Records contained in a dataset:
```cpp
#define WEDM_ENV_F64_DOUBLES(X, a) \
    X(a, wp,             WEDM_F_WORKPIECE_POS,  PRE_GENERAL, IN,          STATE)  \
    X(a, x,              WEDM_F_WIRE_POS,       EPILOGUE,    IN,          STATE)  \
    X(a, v,              WEDM_F_WIRE_VEL,       EPILOGUE,    IN,          STATE)  \
    X(a, prev_a,         WEDM_F_PREV_ACCEL,     EPILOGUE,    IN,          MODULE) \
    X(a, debris,         WEDM_F_DEBRIS_VOLUME,  PRE_QUIET,   IN,          MODULE) \
    X(a, rho,            WEDM_F_DEBRIS_DENSITY, PRE_QUIET,   IN,          STATE)  \
    X(a, flow,           WEDM_F_FLOW,           PRE_GENERAL, IN,          MODULE) \
    X(a, last_gap,       WEDM_F_LAST_GAP,       PRE_GENERAL, IN,          MODULE) \
    X(a, last_rho,       WEDM_F_LAST_DENSITY,   PRE_GENERAL, IN,          MODULE) \
    X(a, wire_last_flow, WEDM_F_WIRE_LAST_FLOW, PRE_GENERAL, IN,          MODULE) \
    X(a, V,              WEDM_F_VOLTAGE,        PRE_QUIET,   IN,          STATE)  \
    X(a, I,              WEDM_F_CURRENT,        PRE_QUIET,   IN_FORCED,   STATE)  \
    X(a, y,              WEDM_F_SPARK_Y,        PRE_QUIET,   IN,          STATE)  \
    X(a, last_crater,    WEDM_F_LAST_CRATER,    PRE_QUIET,   OUT,         STATE)  \
    X(a, cavity,         WEDM_F_CAVITY,         PRE_QUIET,   OUT,         STATE)  \
    X(a, tdelta,         WEDM_F_TARGET_DELTA,   PRE_GENERAL, IN,          STATE)  \
    X(a, tvolt,          WEDM_F_TARGET_VOLTAGE, PRE_GENERAL, IN,          STATE)  \
    X(a, on,             WEDM_F_ON_TIME,        PRE_GENERAL, IN,          STATE)  \
    X(a, off,            WEDM_F_OFF_TIME,       PRE_GENERAL, IN,          STATE)  \
    X(a, tpos,           WEDM_F_TARGET_POS,     NEVER,       IN,          STATE)  \
    X(a, unwind,         WEDM_F_UNWIND_VEL,     NEVER,       IN,          STATE)
#define WEDM_ENV_F64_SUMS(X, a) \
    X(a, vacc,           WEDM_F_VOLT_ACC,       EPILOGUE,    IN,          STATE)
#define WEDM_ENV_F64_FLOATS(X, a) \
    X(a, h_base,         WEDM_F_H_BASE,         PRE_GENERAL, IN,          MODULE) \
    X(a, h_zone,         WEDM_F_H_ZONE,         PRE_GENERAL, IN,          MODULE) \
    X(a, tmax,           WEDM_F_TMAX,           EPILOGUE,    IN_KEEPSTEP, STATE)
#define WEDM_ENV_F64(X, a) WEDM_ENV_F64_DOUBLES(X, a) WEDM_ENV_F64_SUMS(X, a) WEDM_ENV_F64_FLOATS(X, a)

#define WEDM_ENV_I32(X, a) \
    X(a, time,           WEDM_I_TIME,             EPILOGUE,    IN,        STATE)  \
    X(a, tss,            WEDM_I_SINCE_SERVO,      EPILOGUE,    IN,        STATE)  \
    X(a, tsov,           WEDM_I_SINCE_OPEN_V,     EPILOGUE,    IN,        STATE)  \
    X(a, tsi,            WEDM_I_SINCE_IGNITION,   EPILOGUE,    IN,        STATE)  \
    X(a, tse,            WEDM_I_SINCE_SPARK_END,  EPILOGUE,    IN,        STATE)  \
    X(a, dur,            WEDM_I_SPARK_DUR,        PRE_QUIET,   IN,        STATE)  \
    X(a, rnd_rem,        WEDM_I_RANDOM_SHORT_REM, PRE_GENERAL, IN,        MODULE) \
    X(a, deb_rem,        WEDM_I_DEBRIS_SHORT_REM, PRE_GENERAL, IN,        MODULE) \
    X(a, tcrit,          WEDM_I_TIME_CRITICAL,    EPILOGUE,    IN,        STATE)  \
    X(a, mode,           WEDM_I_CURRENT_MODE,     PRE_GENERAL, IN,        STATE)  \
    X(a, episode,        WEDM_I_EPISODE,          NEVER,       IN,        STATE)  \
    X(a, key0,           WEDM_I_KEY_LO,           NEVER,       IN,        STATE)  \
    X(a, key1,           WEDM_I_KEY_HI,           NEVER,       IN,        STATE)  \
    X(a, sparks,         WEDM_I_SPARK_COUNT,      PRE_GENERAL, IN,        MODULE)

#define WEDM_ENV_I8(X, X_DONE, a) \
    X(a, state,          WEDM_B_SPARK_STATE,      PRE_QUIET,   IN,        STATE)  \
    X(a, is_short,       WEDM_B_IS_SHORT,         PRE_QUIET,   IN_FORCED, STATE)  \
    X(a, broken,         WEDM_B_WIRE_BROKEN,      EPILOGUE,    IN,        STATE)  \
    X(a, reached,        WEDM_B_TARGET_REACHED,   EPILOGUE,    IN,        STATE)  \
    X_DONE(a, done,      WEDM_B_DONE,             EPILOGUE,    IN,        STATE)  \
    X(a, ctrl,           WEDM_B_CTRL_STEP,        PRE_QUIET,   OUT,       STATE)  \
    X(a, err,            WEDM_B_ERROR,            PRE_GENERAL, IN,        STATE)

#define WEDM_UNHELD_F64(X) X(WEDM_F_VOLT_SUM, STATE, "VOLT_SUM is published at control steps only")
#define WEDM_UNHELD_I32(X) X(WEDM_I_TIME_HI, STATE, "TIME_HI is maintained at the end of a launch only")
#define WEDM_UNHELD_I8(X) X(WEDM_B_MODE_CACHED, MODULE, "MODE_CACHED is set in memory by the latching step")

namespace wedm {
enum : uint32_t {
    ROW_PRE_QUIET = 1u << 0, ROW_PRE_GENERAL = 1u << 1, ROW_EPILOGUE = 1u << 2, ROW_NEVER = 1u << 3,
    ROW_IN = 1u << 4, ROW_OUT = 1u << 5, ROW_IN_FORCED = 1u << 6, ROW_IN_KEEPSTEP = 1u << 7,
    ROW_STATE = 1u << 8, ROW_MODULE = 1u << 9,
    ROW_STORED = ROW_PRE_QUIET | ROW_PRE_GENERAL | ROW_EPILOGUE, ROW_ALL = ROW_IN | ROW_OUT | ROW_IN_FORCED | ROW_IN_KEEPSTEP,
};
#define WEDM_HAS(set, stage, role, owner) (((ROW_##stage | ROW_##role | ROW_##owner) & (set)) != 0)
#define WEDM_ROW_BIT(set, m, row, stage, role, owner) | (WEDM_HAS(set, stage, role, owner) ? 1u << (row) : 0u)
#define WEDM_F64_ROWS(set) (0u WEDM_ENV_F64(WEDM_ROW_BIT, set))
#define WEDM_I32_ROWS(set) (0u WEDM_ENV_I32(WEDM_ROW_BIT, set))
#define WEDM_I8_ROWS(set) (0u WEDM_ENV_I8(WEDM_ROW_BIT, WEDM_ROW_BIT, set))
#define WEDM_UNHELD_BIT(row, owner, why) | 1u << (row)
#define WEDM_UNHELD_MODULE_BIT(row, owner, why) | (ROW_##owner == ROW_MODULE ? 1u << (row) : 0u)

#define WEDM_CHECK_HOMES(B, count) \
    static_assert((WEDM_##B##_ROWS(ROW_ALL) | (0u WEDM_UNHELD_##B(WEDM_UNHELD_BIT))) == (1u << (count)) - 1u && \
                  (WEDM_##B##_ROWS(ROW_ALL) & (0u WEDM_UNHELD_##B(WEDM_UNHELD_BIT))) == 0, "every " #B " state row needs exactly one home: " \
                  "a line of WEDM_ENV_" #B " or an entry of WEDM_UNHELD_" #B " (wedm_env_rows.h)")
WEDM_CHECK_HOMES(F64, WEDM_F64_COUNT);
WEDM_CHECK_HOMES(I32, WEDM_I32_COUNT);
WEDM_CHECK_HOMES(I8, WEDM_I8_COUNT);
static_assert(WEDM_F64_ROWS(ROW_NEVER) == ((1u << WEDM_F_TARGET_POS) | (1u << WEDM_F_UNWIND_VEL)) && WEDM_I8_ROWS(ROW_NEVER) == 0 &&
              WEDM_I32_ROWS(ROW_NEVER) == ((1u << WEDM_I_EPISODE) | (1u << WEDM_I_KEY_LO) | (1u << WEDM_I_KEY_HI)),
              "stage NEVER is for the rows that no step assigns (target position, unwinding velocity, episode, RNG key): "
              "store_env() and the single-microsecond kernel's store_env_after_* would not persist any other row marked so");
}
```

### sparc_amd/csrc/wedm_k_regs.h

```cpp
#pragma once

struct cv4 {
    f2 v[4];
    __device__ __forceinline__ explicit cv4(f2 x) : v{x, x, x, x} {}
};

__device__ __forceinline__ float max3_raw(float a, float b, float c) {
    float r;
    asm("v_max3_f32 %0, %1, %2, %3" : "=v"(r) : "v"(a), "v"(b), "v"(c));
    return r;
}


#define WEDM_REGS_F64_CONSTS()                                                                                \
    StencilF64 f64c{0.0, 0.0, 0.0};                                                                           \
    if (F64) {                                                                                                \
        const wedm_params* pp = cold->p;                                                                      \
        f64c = StencilF64{pp->temp_ref, pp->alpha_rho, pp->dielectric_temperature};                           \
        g.k64 = pp->k_cond; g.tuf64 = pp->tuf; g.a64 = pp->a_surf;                                            \
    }
#define WEDM_REGS_LOAD_WIRE()                                                                                 \
    const int nq = (n + 3) >> 2;                                                                              \
    float* Te = cold->s.T + (live ? e : 0) * 4;                                                               \
    const int q0 = base / 4;                                                                                  \
    f2 P[H];                                                                                                  \
    _Pragma("unroll") for (int q = 0; q < H / 4; ++q) {                                                       \
        const f4v a = (q0 + q < nq) ? *(const f4v*)(Te + (int64_t)(q0 + q) * stride * 4) : f4v{0.0f, 0.0f, 0.0f, 0.0f}; \
        const f4v b = (q0 + H / 4 + q < nq) ? *(const f4v*)(Te + (int64_t)(q0 + H / 4 + q) * stride * 4) : f4v{0.0f, 0.0f, 0.0f, 0.0f}; \
        _Pragma("unroll") for (int u = 0; u < 4; ++u) P[4 * q + u] = f2{a[u], b[u]};                          \
    }
#define WEDM_REGS_WIPE_WIRE()                                                                                 \
    if (__any(reinit)) {                                                                                      \
        _Pragma("unroll") for (int m = 0; m < H; ++m) P[m] = reinit ? f2{spool, spool} : P[m];                \
    }                                                                                                         \
    if (c == 0) P[0].x = spool;
#define WEDM_REGS_STORE_WIRE()                                                                                \
    if (live) {                                                                                               \
        _Pragma("unroll") for (int q = 0; q < 2 * H / 4; ++q) {                                               \
            const int m = (q % (H / 4)) * 4;                                                                  \
            const bool hi = q >= H / 4;                                                                       \
            const f4v w = hi ? f4v{P[m].y, P[m + 1].y, P[m + 2].y, P[m + 3].y} : f4v{P[m].x, P[m + 1].x, P[m + 2].x, P[m + 3].x}; \
            const int cell = base + 4 * q;                                                                    \
            if (cell + 3 < n) {                                                                               \
                *(f4v*)(Te + (int64_t)(q0 + q) * stride * 4) = w;                                             \
            } else {                                                                                          \
                _Pragma("unroll") for (int u = 0; u < 4; ++u)                                                 \
                    if (cell + u < n) Te[(int64_t)(q0 + q) * stride * 4 + u] = w[u];                          \
            }                                                                                                 \
        }                                                                                                     \
    }

#ifndef WEDM_REGS_DENSE
#define WEDM_REGS_DENSE WEDM_PACKED_DENSE
#endif
#ifndef WEDM_REGS_SW2
#define WEDM_REGS_SW2 2
#endif
#ifndef WEDM_REGS_PIN2
#define WEDM_REGS_PIN2 1
#endif
#ifndef WEDM_REGS_PAIR_SPLIT
#define WEDM_REGS_PAIR_SPLIT 1
#endif
template <int L, uint32_t F>
__global__ void __launch_bounds__(256, L) wedm_step_regs(const KArgs k) {
    static_assert((F & ~(F_TRACE | F_F64 | F_PULSE)) == 0, "forms of wedm_step_regs");
    constexpr bool TRACE = (F & F_TRACE) != 0, F64 = (F & F_F64) != 0, PULSE = (F & F_PULSE) != 0;
    constexpr int CELLS = 128;
    constexpr int H = CELLS / (2 * L);
    static_assert(L == 1 || L == 2, "one or two lanes per environment");
    static_assert(H % 8 == 0 && H / 8 <= 16, "whole tiles");
    constexpr int EPB = 256 / L;
    constexpr int SW = L == 1 ? 4 : WEDM_REGS_SW2;
    constexpr bool kF64 = F64;
    const ColdRef cold = kernarg_cold();
    Hot hv = k.hot;
    if (L == 1 || WEDM_REGS_PIN2 == 2) {
        pin_hot_in_vgprs(hv);
    } else if (WEDM_REGS_PIN2 == 1) {
        pin_mechanics_in_vgprs(hv);
        pin_quiet_in_vgprs(hv);
    }
    const int tid = threadIdx.x;
    const int c = tid % L;
    int64_t e = (int64_t)blockIdx.x * EPB + tid / L;
    const uint32_t wave_env0 = __builtin_amdgcn_readfirstlane((uint32_t)e);
    auto env_index = [&]() -> int64_t {
        uint32_t all = ~0u;
        asm volatile("" : "+s"(all));
        const uint32_t lane = __builtin_amdgcn_mbcnt_hi(all, __builtin_amdgcn_mbcnt_lo(all, 0u));
        return (int64_t)(wave_env0 + lane / L);
    };
    const bool live = e < k.num_envs;
    const bool writer = c == 0;
    const WalkTable* __restrict__ wt = k.walk;
    const int n = k.hot.n_seg;
    const int64_t stride = cold->s.stride;
    const int base = c * 2 * H;

    Env s;
    Geom g;
    Persist ps{0.0f, 0.0f, 0.0f, 0};
    load_geom(k.hot, cold, live ? e : 0, g);
    WEDM_REGS_F64_CONSTS()
    WEDM_ENV_LOAD()
    WEDM_REGS_LOAD_WIRE()
    const float spool = k.hot.spool, tref = k.hot.tref, alpha = k.hot.alpha, tdiel = k.hot.tdiel;
    Sig none;
    WEDM_ENV_RESET(writer, none, )
    WEDM_REGS_WIPE_WIRE()
    WEDM_ENV_START(const bool frozen0, )

    static_assert(H / 8 <= 8, "tile flags: a byte per mask");
    const int n_tiles = wt->n_tiles;
    uint32_t tile_flags = 0u, joule_any = 0u;
    for (int t = 0; t < n_tiles; ++t) {
        const uint32_t lo = wt->zj[8 * t];
        tile_flags |= (((lo >> (2 * c)) & 1u) << t) | (((lo >> (2 * c + 1)) & 1u) << (8 + t));
        tile_flags |= (((lo >> (16 + 2 * c)) & 1u) << (16 + t)) | (((lo >> (17 + 2 * c)) & 1u) << (24 + t));
        joule_any |= ((lo >> 16) != 0u ? 1u : 0u) << t;
    }
    if (L == 1) tile_flags = __builtin_amdgcn_readfirstlane(tile_flags);
    joule_any = __builtin_amdgcn_readfirstlane(joule_any);
    const uint32_t kind_n = __builtin_amdgcn_readfirstlane(wt->kind_n_mask);
    const uint32_t kind_ne = __builtin_amdgcn_readfirstlane(wt->kind_ne_mask), kind_nj = __builtin_amdgcn_readfirstlane(wt->kind_nj_mask);
    const int last_base = (2 * L - 1) * H;
    const uint32_t last_tile = (n > last_base) ? (1u << ((n - 1 - last_base) >> 3)) : 0u;
    const bool owns_last = c == L - 1;

    f2 convp[H / 8];
    auto build_conv = [&]() {
        const uint32_t zoneA = tile_flags & 0xFFu, zoneB = (tile_flags >> 8) & 0xFFu;
        const float cz = F64 ? s.h_zone : ps.conv_zone, cb = F64 ? s.h_base : ps.conv_base;
#pragma unroll
        for (int t = 0; t < H / 8; ++t)
            convp[t] = f2{((zoneA >> t) & 1u) ? cz : cb, ((zoneB >> t) & 1u) ? cz : cb};
    };
    build_conv();
    WEDM_STAMP_DECL;
    const bool tracing = WEDM_TRACING(k);
    int trace_next = k.trace_next, trace_slot = k.trace_slot;
    (void)trace_next; (void)trace_slot;

    for (int it = 0; it < k.n_substeps; ++it) {
        if (__all(s.done) && !tracing) break;
        WEDM_STAMP(st0);
        e = env_index();
        const uint32_t gid = k.hot.env_id_offset + (uint32_t)e;
        const int32_t pk = PULSE ? pulse_kind(s) : 0;
        Coef cf{0.0f, 0.0f, 0, -1};
        QuietTry qt;
        const bool was_quiet = quiet_prelude_t<WEDM_REGS_DENSE, 0u, L == 2 && WEDM_REGS_PAIR_SPLIT>(hv, cold, g, e, gid, s, qt, cf);
        if (!was_quiet) {
            if (!s.done) cf = scalar_prelude(hv, cold, g, e, gid, s, ps, writer, qt);
            build_conv();
        }
        freeze_wire(s);
        WEDM_STAMP(st1);
        const bool act = !s.done;
        float tmax = spool;
        if (L == 1) asm volatile("" : "+s"(tile_flags));
        else asm volatile("" : "+v"(tile_flags));
        const uint32_t jouleA = (tile_flags >> 16) & 0xFFu, jouleB = tile_flags >> 24;
        Geom gw = g;
        gw.n_seg = __builtin_amdgcn_readfirstlane(g.n_seg); gw.az_start = __builtin_amdgcn_readfirstlane(g.az_start);
        gw.az_end = __builtin_amdgcn_readfirstlane(g.az_end); gw.cb = __builtin_amdgcn_readfirstlane(g.cb);
        gw.ct = __builtin_amdgcn_readfirstlane(g.ct);
        asm volatile("" : "+s"(gw.n_seg), "+s"(gw.az_start), "+s"(gw.az_end), "+s"(gw.cb), "+s"(gw.ct));
        int nw = __builtin_amdgcn_readfirstlane(n);
        asm volatile("" : "+s"(nw));
        const float a_last = P[H - 1].x, b_first = P[0].y;
        float halo_l = spool, halo_r = 0.0f;
        if (L == 2) {
            const float give = c == 0 ? P[H - 1].y : P[0].x;
            const float got = __int_as_float(swap_with_neighbour(__float_as_int(give)));
            halo_l = c == 0 ? spool : got;
            halo_r = c == 0 ? got : 0.0f;
        }
        const float rw_h_base = s.h_base, rw_h_zone = s.h_zone;
#include "wedm_regs_walk.inc"
        WEDM_STAMP(st2);
        if (L == 2) tmax = fmax_gt(tmax, __int_as_float(swap_with_neighbour(__float_as_int(tmax))));
        WEDM_ENV_END_US(hv, tmax, pk, writer, none, WEDM_STAMP(st3))
        WEDM_STAMP(st4);
        WEDM_STAMP_ACC_SPLIT(was_quiet);
        WEDM_TRACE_POINT(k, it, e, s, writer,
                         float* pa = tT + (int64_t)base * tcnt; float* pb = pa + (int64_t)H * tcnt;
                         int na = n - base; int nb = na - H;
                         asm volatile("" : "+v"(na), "+v"(nb));
                         _Pragma("unroll") for (int m = 0; m < H; ++m) {
                             if (m < na) *pa = P[m].x;
                             if (m < nb) *pb = P[m].y;
                             pa += tcnt; pb += tcnt;
                             asm volatile("" : "+v"(pa), "+v"(pb));
                         });
    }
    WEDM_STAMP_OUT();

    e = env_index();
    Te = cold->s.T + (live ? e : 0) * 4;
    WEDM_REGS_STORE_WIRE()
    if (live && writer) { WEDM_ENV_CLOSE(frozen0) }
}
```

[EXERCISE PROMPT] Which lines in the data above contain "auto"? Show each one.

[REPLY TO THE EXERCISE]
    auto env_index = [&]() -> int64_t {
    auto build_conv = [&]() {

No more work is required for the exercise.